### [Directions]
A line belongs in the answer if it contains "kCandCap"; copy every such line from the entries below.

= Beginning of Section =

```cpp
template <int MODE, bool DIAG, bool SMALLGRID = false, bool U53 = false, int ITEMS = 256>
__global__ __launch_bounds__(kBlock, (MODE == 5 && !DIAG) ? 4 : (MODE >= 2) ? 3 : 5) void render_kernel(const KParams P)
{
    constexpr bool PIXLIST = ITEMS == kItemBlockList;
    constexpr bool FRAMES = ITEMS == kItemBlockFrames;
    static_assert(ITEMS > 0 || PIXLIST || FRAMES, "ITEMS: a block size, kItemBlockList or kItemBlockFrames");
    static_assert(!(PIXLIST || FRAMES) || (MODE == 5 && !DIAG && !U53), "pixel lists and frame batches: the shipped kernel, 32-bit uniforms, blocks of 256");
    constexpr bool kWideRing = SMALLGRID || (MODE == 5 && !DIAG && (ITEMS == kItemBlock || ITEMS == kItemBlockList || ITEMS == kItemBlockFrames));
    constexpr int kRingDepth = kWideRing ? 2 : 4;
    constexpr int kRingSlots = kWideRing ? 16 : 8;
    static_assert(kRingDepth * kRingSlots == rt::kRingDepth * rt::kRingSlots, "same LDS either way");
    __shared__ uint16_t cand[MODE == 1 ? kCandCap : 1][MODE == 1 ? kBlock : 1];
    constexpr bool MATRIX = (MODE >= 2);
    constexpr bool LIFTED = (MODE == 4);
    constexpr bool TUBE = (MODE == 5);
    constexpr bool RAYOP = (MODE == 2 || MODE == 3);
    __shared__ float s_rayop[RAYOP ? kBlock / 64 : 1][RAYOP ? 8 : 1][RAYOP ? kRowPad : 1];
    constexpr int kSeg = TUBE ? kSegTilesTube : kSegTiles;
    static_assert(TUBE || (kSeg / 2) * 64 * sizeof(unsigned int) >= 32 * kStageStride * sizeof(uint4), "operand staging fits the bitmap");
    static_assert(!TUBE || ((kSeg / 2) * 64 + kListCap + 2) * sizeof(unsigned int) == 64 * 4 * sizeof(uint4), "tube: staging = bitmap + tile list");
    constexpr int kBitWords = TUBE ? (kSeg / 2) * 64 + kListCap + 2 : (kSeg / 2) * 64;
    __shared__ __attribute__((aligned(16))) unsigned int s_bits[MATRIX ? kBlock / 64 : 1][MATRIX ? kBitWords : 1];
    __shared__ unsigned int s_sum[(MATRIX && !TUBE) ? kBlock : 1];
    __shared__ double s_quv[kBlock / 64][2][64];
    __shared__ unsigned int s_qid[kBlock / 64][5][64];
    __shared__ unsigned int s_pool[MATRIX ? kBlock / 64 : 1][MATRIX ? 128 : 1];
    __shared__ unsigned long long s_best[MATRIX ? kBlock : 1];
    __shared__ unsigned int s_bidx[MATRIX ? kBlock : 1];
    __shared__ unsigned long long s_ring[kBlock / 64][kRingDepth][kRingSlots * 3];
    __shared__ unsigned int s_rpix[kBlock / 64][kRingDepth];
    __shared__ unsigned int s_live[DIAG ? kBlock / 64 : 1][DIAG ? 64 : 1];
    __shared__ double s_thr[3][kBlock];

    const int tid = threadIdx.x;
    const int lane = tid & 63;
    {
        unsigned long long *z = &s_ring[tid >> 6][0][0];
        for (int k = lane; k < kRingDepth * kRingSlots * 3; k += 64) z[k] = 0ull;
        if (lane < kRingDepth) s_rpix[tid >> 6][lane] = 0u;
    }
    if (DIAG) s_live[tid >> 6][tid & 63] = 0u;
    auto rank_below = [](unsigned long long m) -> uint32_t {
        return __builtin_amdgcn_mbcnt_hi((uint32_t)(m >> 32), __builtin_amdgcn_mbcnt_lo((uint32_t)m, 0u));
    };

    const float __attribute__((address_space(4))) *filt =
        (const float __attribute__((address_space(4))) *)(uintptr_t)P.filt;
    const double *__restrict__ geo = P.geo;
    const double *__restrict__ mat = P.mat;
    const int n = P.n_spheres;
    const double t_min = P.t_min;
    const double wm1 = (double)(P.width - 1);
    const double hm1 = (double)(P.height - 1);

    bool dead = false, alive = false;
    uint32_t pix_local = 0, pix_global = 0;
    int s = 0;
    uint32_t my_frame = 0;
    uint32_t my_blk = 0;
    D3 o = mk(0, 0, 0), d = mk(0, 0, 1);
    int depth = 0;
// ... 631 lines not shown
                finish_pool();
                __builtin_amdgcn_s_setprio(0);
                }
            }
#ifdef RTIOW_CROSSCHECK_MODES
#include "xcheck/rt_xcheck_scan.inc"
#endif
        }
        RT_STAMP(2);
        if (alive && !MATRIX) {
            if (MODE == 0) {
                for (int i = 0; i < n; ++i) { if (DIAG) n_cand++; exact_test(i, std::true_type{}); }
            } else {
                const RayFilter f = make_filter(o, d);
                int cnt = 0;
                auto drain = [&]() { test_list(cnt); cnt = 0; };
                auto test = [&](float cx, float cy, float cz, float kp, int i) {
                    const bool keep = filter_keeps(f, cx, cy, cz, kp);
                    if (__builtin_expect(__ballot(keep) != 0ull, 0)) {
                        if (keep) {
                            cand[cnt][tid] = (uint16_t)i;
                            cnt++;
                        }
                    }
                };
                constexpr int BW = 4 * kScanUnroll;
                const int nb = n / kScanUnroll;
                for (int bidx = 0; bidx < nb; ++bidx) {
                    const float __attribute__((address_space(4))) *q = filt + (size_t)BW * (size_t)bidx;
                    float rec[BW];
#pragma unroll
                    for (int k = 0; k < BW; ++k) rec[k] = q[k];
#pragma unroll
                    for (int k = 0; k < kScanUnroll; ++k)
                        test(rec[4 * k + 0], rec[4 * k + 1], rec[4 * k + 2], rec[4 * k + 3], bidx * kScanUnroll + k);
                    if (__any(cnt > kCandCap - kScanUnroll)) drain();
                }
                for (int i = nb * kScanUnroll; i < n; ++i) {
                    const float __attribute__((address_space(4))) *q = filt + 4 * (size_t)i;
                    test(q[0], q[1], q[2], q[3], i);
                }
                drain();
            }
        }

        if (DIAG) {
            unsigned long long pk = (unsigned long long)n_cand | ((unsigned long long)n_roots << 32);
#pragma unroll
            for (int sh = 32; sh >= 1; sh >>= 1) pk += __shfl_xor(pk, sh);
            tot_cand += pk & 0xFFFFFFFFull; tot_roots += pk >> 32;
        }
        RT_STAMP(3);
        bool finished = false;
        D3 radiance = mk(0.0, 0.0, 0.0);
        if (alive) {
            bool done = false;
            D3 L = mk(0.0, 0.0, 0.0);
            const bool is_hit = hit >= 0;
            int kind = -1;
            bool front = false;
            D3 p = o, nrm = mk(0.0, 0.0, 0.0), sp = mk(0.0, 0.0, 0.0), albedo = mk(1.0, 1.0, 1.0);
            double param = 0.0, inv_param = 0.0, r0_front = 0.0, r0_back = 0.0;
            uint32_t w_first = 0u, w_second = 0u;
            if (is_hit) {
                const double *mrec = mat + kMatStride * (size_t)hit;
                const double4 g = *reinterpret_cast<const double4 *>(geo + 4 * (size_t)hit);
                const double2 mA = *reinterpret_cast<const double2 *>(mrec);
                const double2 mB = *reinterpret_cast<const double2 *>(mrec + 2);
                const double2 mC = *reinterpret_cast<const double2 *>(mrec + 4);
                const double2 mD_ = *reinterpret_cast<const double2 *>(mrec + 6);
                const double2 mE_ = *reinterpret_cast<const double2 *>(mrec + 8);
                U4 w = philox4x32_10(pix_global, (uint32_t)s, ev, 0u, P.k0, P.k1);
                asm volatile("" : "+v"(w.x), "+v"(w.y), "+v"(w.z), "+v"(w.w));
                kind = (int)mC.y;
                param = mA.y;
                albedo = mk(mB.x, mB.y, mC.x);
                p = o + d * closest;
                const D3 outward = (p - mk(g.x, g.y, g.z)) * mA.x;
                front = dot(d, outward) < 0.0;
                nrm = front ? outward : (mk(0.0, 0.0, 0.0) - outward);
                w_first = w.x;
                if constexpr (U53) w_second = w.y;
                RT_STAMP(11);
                if constexpr (U53) {
                  if (kind != RT_KIND_DIALECTRIC) {
                    U4 b1 = philox4x32_10(pix_global, (uint32_t)s, ev + 1u, 0u, P.k0, P.k1);
                    uint32_t nblk = 2u, c0 = b1.z, c1 = b1.w;
                    double sx = u11_53(w.x, w.y), sy = u11_53(w.z, w.w), sz = u11_53(b1.x, b1.y);
                    bool ok = sx * sx + sy * sy + sz * sz < 1.0;
                    while (!ok) {
                        RT_COUNT_MAIN(6);
                        U4 b = philox4x32_10(pix_global, (uint32_t)s, ev + nblk, 0u, P.k0, P.k1);
                        nblk++;
                        sx = u11_53(c0, c1); sy = u11_53(b.x, b.y); sz = u11_53(b.z, b.w);
                        ok = sx * sx + sy * sy + sz * sz < 1.0;
                        if (!ok) {
                            b = philox4x32_10(pix_global, (uint32_t)s, ev + nblk, 0u, P.k0, P.k1);
                            b1 = philox4x32_10(pix_global, (uint32_t)s, ev + nblk + 1u, 0u, P.k0, P.k1);
                            nblk += 2u;
                            sx = u11_53(b.x, b.y); sy = u11_53(b.z, b.w); sz = u11_53(b1.x, b1.y);
                            c0 = b1.z; c1 = b1.w;
                            ok = sx * sx + sy * sy + sz * sz < 1.0;
                        }
                    }
                    ev += nblk;
                    sp = mk(sx, sy, sz);
                  } else {
                    inv_param = mD_.x; r0_front = mD_.y; r0_back = mE_.x;
                  }
                } else
                if (kind != RT_KIND_DIALECTRIC) {
                    uint32_t tx = w.x, ty = w.y, tz = w.z, nblk = 1u;
                    bool ok = unit_sphere_accepts(tx, ty, tz);
                    RT_COUNT_REDRAW_LANES(ok);
                    if (!ok) {
                        uint32_t c0 = w.w;
                        do {
                            RT_COUNT_MAIN(6);
                            U4 b = philox4x32_10(pix_global, (uint32_t)s, ev + nblk, 0u, P.k0, P.k1);
                            nblk++;
                            tx = c0; ty = b.x; tz = b.y;
                            ok = unit_sphere_accepts(tx, ty, tz);
                            if (!ok) {
                                const uint32_t c1 = b.z, c2 = b.w;
                                b = philox4x32_10(pix_global, (uint32_t)s, ev + nblk, 0u, P.k0, P.k1);
                                nblk++;
                                tx = c1; ty = c2; tz = b.x;
                                ok = unit_sphere_accepts(tx, ty, tz);
                                if (!ok) {
                                    tx = b.y; ty = b.z; tz = b.w;
                                    ok = unit_sphere_accepts(tx, ty, tz);
                                    if (!ok) {
                                        b = philox4x32_10(pix_global, (uint32_t)s, ev + nblk, 0u, P.k0, P.k1);
                                        nblk++;
                                        tx = b.x; ty = b.y; tz = b.z; c0 = b.w;
                                        ok = unit_sphere_accepts(tx, ty, tz);
                                    }
                                }
                            }
                        } while (!ok);
                    }
                    ev += nblk;
                    sp = mk(u11(tx), u11(ty), u11(tz));
                } else {
                    inv_param = mD_.x; r0_front = mD_.y; r0_back = mE_.x;
                }
            }
            RT_STAMP(12);
            D3 V = d;
            if (kind == RT_KIND_LAMBERTIAN) V = sp;
            if (kind == RT_KIND_METAL) V = reflect(d, nrm);
            const D3 uV = unit_vector(V);
            if (!is_hit) {
                const double t = 0.5 * (uV.y + 1.0);
                const D3 sky = mk(1.0, 1.0, 1.0) * (1.0 - t) + mk(0.5, 0.7, 1.0) * t;
                L = mk(s_thr[0][tid], s_thr[1][tid], s_thr[2][tid]) * sky;
                done = true;
            } else {
                D3 ndir;
                if (kind == RT_KIND_LAMBERTIAN) {
                    ndir = nrm + uV;
                    const double eps = 1e-8;
                    const bool near_zero = __builtin_fabs(ndir.x) < eps && __builtin_fabs(ndir.y) < eps && __builtin_fabs(ndir.z) < eps;
                    if (__builtin_expect(__ballot(near_zero) != 0ull, 0)) {
                        if (near_zero) ndir = nrm;
                    }
                } else if (kind == RT_KIND_METAL) {
                    ndir = uV + sp * param;
                    if (dot(ndir, nrm) <= 0.0) done = true;
                } else {
                    const double ratio = front ? inv_param : param;
                    const double cos_theta = min_1(-dot(uV, nrm));
                    const double sin_theta = __builtin_sqrt(1.0 - cos_theta * cos_theta);
                    bool do_refract = false;
                    if (ratio * sin_theta <= 1.0) {
                        const double r0 = front ? r0_front : r0_back;
                        const double x = 1.0 - cos_theta;
                        const double x2 = x * x;
                        const double refl = r0 + (1.0 - r0) * ((x2 * x2) * x);
                        ev++;
                        do_refract = refl <= (U53 ? u01_53(w_first, w_second) : u01(w_first));
                    }
                    ndir = do_refract ? refract(uV, nrm, ratio) : reflect(uV, nrm);
                }
                if (kind != RT_KIND_DIALECTRIC) {
                    s_thr[0][tid] = s_thr[0][tid] * albedo.x;
                    s_thr[1][tid] = s_thr[1][tid] * albedo.y;
                    s_thr[2][tid] = s_thr[2][tid] * albedo.z;
                }
                o = p;
                d = ndir;
                depth -= 1;
                if (depth <= 0) done = true;
            }
            if (done) {
                alive = false;
                finished = true;
                radiance = L;
            }
        }
        RT_STAMP(13);
        __builtin_amdgcn_s_setprio(1);
        {
            const uint32_t age = (blk_seq - (my_blk >> 4)) & 0x0FFFFFFFu;
            const bool direct = finished && !(P.use_ring && age < (uint32_t)kRingDepth);
            const bool ringed = finished && !direct;
            RT_LDS_RING_ADDS(ringed, my_blk);
            if (finished) {
                const unsigned long long q0 = quantize(radiance.x), q1 = quantize(radiance.y), q2 = quantize(radiance.z);
                if (ringed) {
                    unsigned long long *acc = ring_w + ((my_blk >> 4) & (uint32_t)(kRingDepth - 1)) * (kRingSlots * 3) + (my_blk & 15u) * 3u;
                    atomicAdd(acc + 0, q0); atomicAdd(acc + 1, q1); atomicAdd(acc + 2, q2);
                } else {
                    unsigned long long *px = P.fix + (size_t)pix_local * 3u;
                    atomicAdd(px + 0, q0); atomicAdd(px + 1, q1); atomicAdd(px + 2, q2);
                }
            }
            n_direct += (uint32_t)__popcll(__ballot(direct));
            unsigned long long fm = __ballot(ringed);
            if (fm != 0ull) {
                __builtin_amdgcn_wave_barrier();
                const unsigned long long m0 = __ballot(ringed && age == 0u);
                rem0 -= (uint32_t)__popcll(m0);
                if (m0 != 0ull && rem0 == 0u) flush_ring(blk_seq & (uint32_t)(kRingDepth - 1));
                fm &= ~m0;
                if constexpr (kRingDepth == 2) {
                    if (fm != 0ull) {
                        rem1 -= (uint32_t)__popcll(fm);
                        if (rem1 == 0u) flush_ring((blk_seq - 1u) & 1u);
                    }
                } else
                if (fm != 0ull) {
                    const unsigned long long m1 = __ballot(ringed && age == 1u);
                    rem1 -= (uint32_t)__popcll(m1);
                    if (m1 != 0ull && rem1 == 0u) flush_ring((blk_seq - 1u) & 3u);
                    fm &= ~m1;
                    if (fm != 0ull) {
                        const unsigned long long m2 = __ballot(ringed && age == 2u);
                        rem2 -= (uint32_t)__popcll(m2);
                        if (m2 != 0ull && rem2 == 0u) flush_ring((blk_seq - 2u) & 3u);
                        fm &= ~m2;
                        if (fm != 0ull) {
                            rem3 -= (uint32_t)__popcll(fm);
                            if (rem3 == 0u) flush_ring((blk_seq - 3u) & 3u);
                        }
                    }
                }
            }
        }
        n_samples += (uint32_t)__popcll(__ballot(finished));
        RT_STAMP(4);
    }
// ... 272 lines not shown
```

= End of Section =

### [Output]
    __shared__ uint16_t cand[MODE == 1 ? kCandCap : 1][MODE == 1 ? kBlock : 1];
                    if (__any(cnt > kCandCap - kScanUnroll)) drain();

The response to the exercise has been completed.